Wrists that used to be flimsy, ball-jointed, were now sturdy enough so as to serve as a direct continuation of his sword. 

 

Kihyun never had the need to swing his sword; on patrols it served more of a decoration, or a warning, than anything else. His skills probably staled even compared to the days they used to clash with wooden swords in the field, and then feast on custard tarts they stole from the kitchen underneath a weeping willow. Hyungwon rested his head on Kihyun’s lap and laughed. His hair was shorter then, delicate curls brushing just past his neck that were so inherent to his royal status. Kihyun had wanted to run his fingers through them, but the timid tendrils of the willow were always ahead of him, caressing the prince’s lovely cheeks and shedding its lance-headed leaves onto his crown.

 

The willow had long withered, too, swallowed up by the gluttonous swamp.

 

“You should rest, mo ghrá gheal,” Hyungwon whispered.

 

You should be the one resting, Your Highness, Kihyun wanted to say. Give a break to my heart, he wanted to add. He knew Hyungwon could not rest; his mind was always away in the foreign lands. But without traversing the world in search of salvation, his soul wouldn’t have remained here, in his kingdom, between the roots of his trees. Perhaps it was the only thing that didn’t change. Sometimes Kihyun believed he was sustained on memories alone.

 

“I know, I know, my love.

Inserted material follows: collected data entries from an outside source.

## Files before the change

### sydr_amd/csrc/engine.hip

```cpp
#include "engine_internal.h"
#include <sched.h>
#include <cstdint>
#include <cerrno>
#include <cctype>
#include "build_id.h"

#include <cstring>

static thread_local std::string g_last_error = "";

void sdr_set_error(const char* fmt, ...) {
    char buf[1024];
    va_list ap;
    va_start(ap, fmt);
    vsnprintf(buf, sizeof(buf), fmt, ap);
    va_end(ap);
    g_last_error = buf;
}

int sdr_fail(int status, const char* fmt, ...) {
    char buf[1024];
    va_list ap;
    va_start(ap, fmt);
    vsnprintf(buf, sizeof(buf), fmt, ap);
    va_end(ap);
    g_last_error = buf;
    return status;
}

int sdr_set_device_keep(sdr_engine* e) {
    if (!e) return sdr_fail(SDR_ERR_INVALID, "engine is NULL");
    SDR_HIP(hipSetDevice(e->device));
    return SDR_OK;
}

int sdr_set_device(sdr_engine* e) {
    if (int rc = sdr_set_device_keep(e)) return rc;
    e->srv_steady_ticks = 0;
    if (e->srv_running)
        if (int rc = sdr_tick_server_stop(e)) return rc;
    e->last_tick_took_slab = false;
    if (e->srv_slab_pending)
        if (int rc = sdr_iq_flush_server_slab(e)) return rc;
    return SDR_OK;
}

int sdr_devbuf_reserve(sdr_engine* e, DevBuf* b, size_t bytes) { return sdr_devbuf_reserve_on(e, e->stream, b, bytes); }

int sdr_pinned_reserve(sdr_engine* e, StreamCtx* ctx, size_t bytes) {
    if (bytes <= ctx->pinned_bytes && ctx->pinned) return SDR_OK;
    if (ctx->pinned) {
        SDR_HIP(hipStreamSynchronize(ctx->stream));
        SDR_HIP(hipHostFree(ctx->pinned));
        ctx->pinned = nullptr;
        ctx->pinned_bytes = 0;
    }
    const size_t want = bytes < 65536 ? 65536 : bytes * 2;
    hipError_t err = hipHostMalloc(&ctx->pinned, want, hipHostMallocDefault);
    if (err != hipSuccess) {
        ctx->pinned = nullptr;
        return sdr_fail(SDR_ERR_NOMEM, "hipHostMalloc(%zu) failed: %s", want, hipGetErrorString(err));
    }
    ctx->pinned_bytes = want;
    (void)e;
    return SDR_OK;
}

StreamCtx* sdr_stream_ctx(sdr_engine* e, int stream_id) {
    if (stream_id == 0) return &e->ctx0;
    if (stream_id < 0 || stream_id > (int)e->streams.size()) return nullptr;
    return e->streams[(size_t)stream_id - 1];
}

int sdr_devbuf_reserve_on(sdr_engine* e, hipStream_t stream, DevBuf* b, size_t bytes) {
    (void)e;
    if (bytes <= b->bytes && b->ptr) return SDR_OK;
    if (b->ptr) {
        SDR_HIP(hipStreamSynchronize(stream));
        SDR_HIP(hipFree(b->ptr));
        b->ptr = nullptr;
        b->bytes = 0;
    }
    size_t want = bytes < 256 ? 256 : bytes;
    hipError_t err = hipMalloc(&b->ptr, want);
    if (err != hipSuccess) {
        b->ptr = nullptr;
        return sdr_fail(SDR_ERR_NOMEM, "hipMalloc(%zu) failed: %s", want, hipGetErrorString(err));
    }
    b->bytes = want;
    return SDR_OK;
}

ProfScope::ProfScope(sdr_engine* eng, const char* name, hipStream_t on)
    : e(eng), active(eng->prof), stream(on ? on : eng->stream) {
    rec.name = name;
    rec.start = rec.stop = nullptr;
    if (active && e->prof_calls_only != (strncmp(name, "call_", 5) == 0)) active = false;
    if (!active) return;
    for (int i = 0; i < 2; ++i) {
        hipEvent_t ev = nullptr;
        if (!e->prof_pool.empty()) {
            ev = e->prof_pool.back();
            e->prof_pool.pop_back();
        } else if (hipEventCreate(&ev) != hipSuccess) {
            active = false;
            return;
        }
        (i == 0 ? rec.start : rec.stop) = ev;
    }
    (void)hipEventRecord(rec.start, stream);
}

ProfScope::~ProfScope() {
    if (!active) return;
    (void)hipEventRecord(rec.stop, stream);
    e->prof_records.push_back(rec);
}

__global__ __launch_bounds__(256) void hbm_copy_kernel(const uint4* __restrict__ src, uint4* __restrict__ dst, size_t n16) {
    const size_t stride = (size_t)gridDim.x * blockDim.x;
    size_t i = (size_t)blockIdx.x * blockDim.x + threadIdx.x;
    for (; i + 3 * stride < n16; i += 4 * stride) {
        const uint4 a = src[i], b = src[i + stride], c = src[i + 2 * stride], d = src[i + 3 * stride];
        dst[i] = a;
        dst[i + stride] = b;
// ... 76 lines not shown
    if (have_saved) now = saved;
    int n = 0;
    for (char* p = list; got && *p && *p != '\n';) {
        char* end = nullptr;
        const long a = strtol(p, &end, 10);
        if (end == p) break;
        long b = a;
        p = end;
        if (*p == '-') {
            b = strtol(p + 1, &end, 10);
            p = end;
        }
        for (long c = a; c <= b && c < CPU_SETSIZE; ++c)
            if (c >= 0 && CPU_ISSET((int)c, &now)) CPU_SET((int)c, &want), ++n;
        if (*p == ',') ++p;
    }
    if (!n) return sdr_fail(SDR_ERR_UNSUPPORTED, "%s names no CPU this thread may run on ('%s')", path, list);
    if (!have_saved) saved = now, have_saved = true;
    if (sched_setaffinity(0, sizeof(want), &want) != 0) return sdr_fail(SDR_ERR_UNSUPPORTED, "sched_setaffinity: %s", strerror(errno));
    return SDR_OK;
}

extern "C" {
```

The constant rain must be tiring you out.” Hyungwon’s voice sounded far away, as if directed somewhere else, somewhere beyond the horizon where only he could see. “But as long as the seasons change, we stay alive.”

 

Kihyun’s hands clenched into fists. 

 

Remember when you belonged to me all year long?

 

Doesn’t matter now.

 

Hyungwon was one with the blood of his people. And Kihyun just had to take these miserable few days, when nothing bloomed but the longing in his chest, and provide Hyungwon with a stable ground under his feet. His prince was a thing of the wind – he was always going to return, and Kihyun was always going to wait.

 

As long as the winds kept changing course.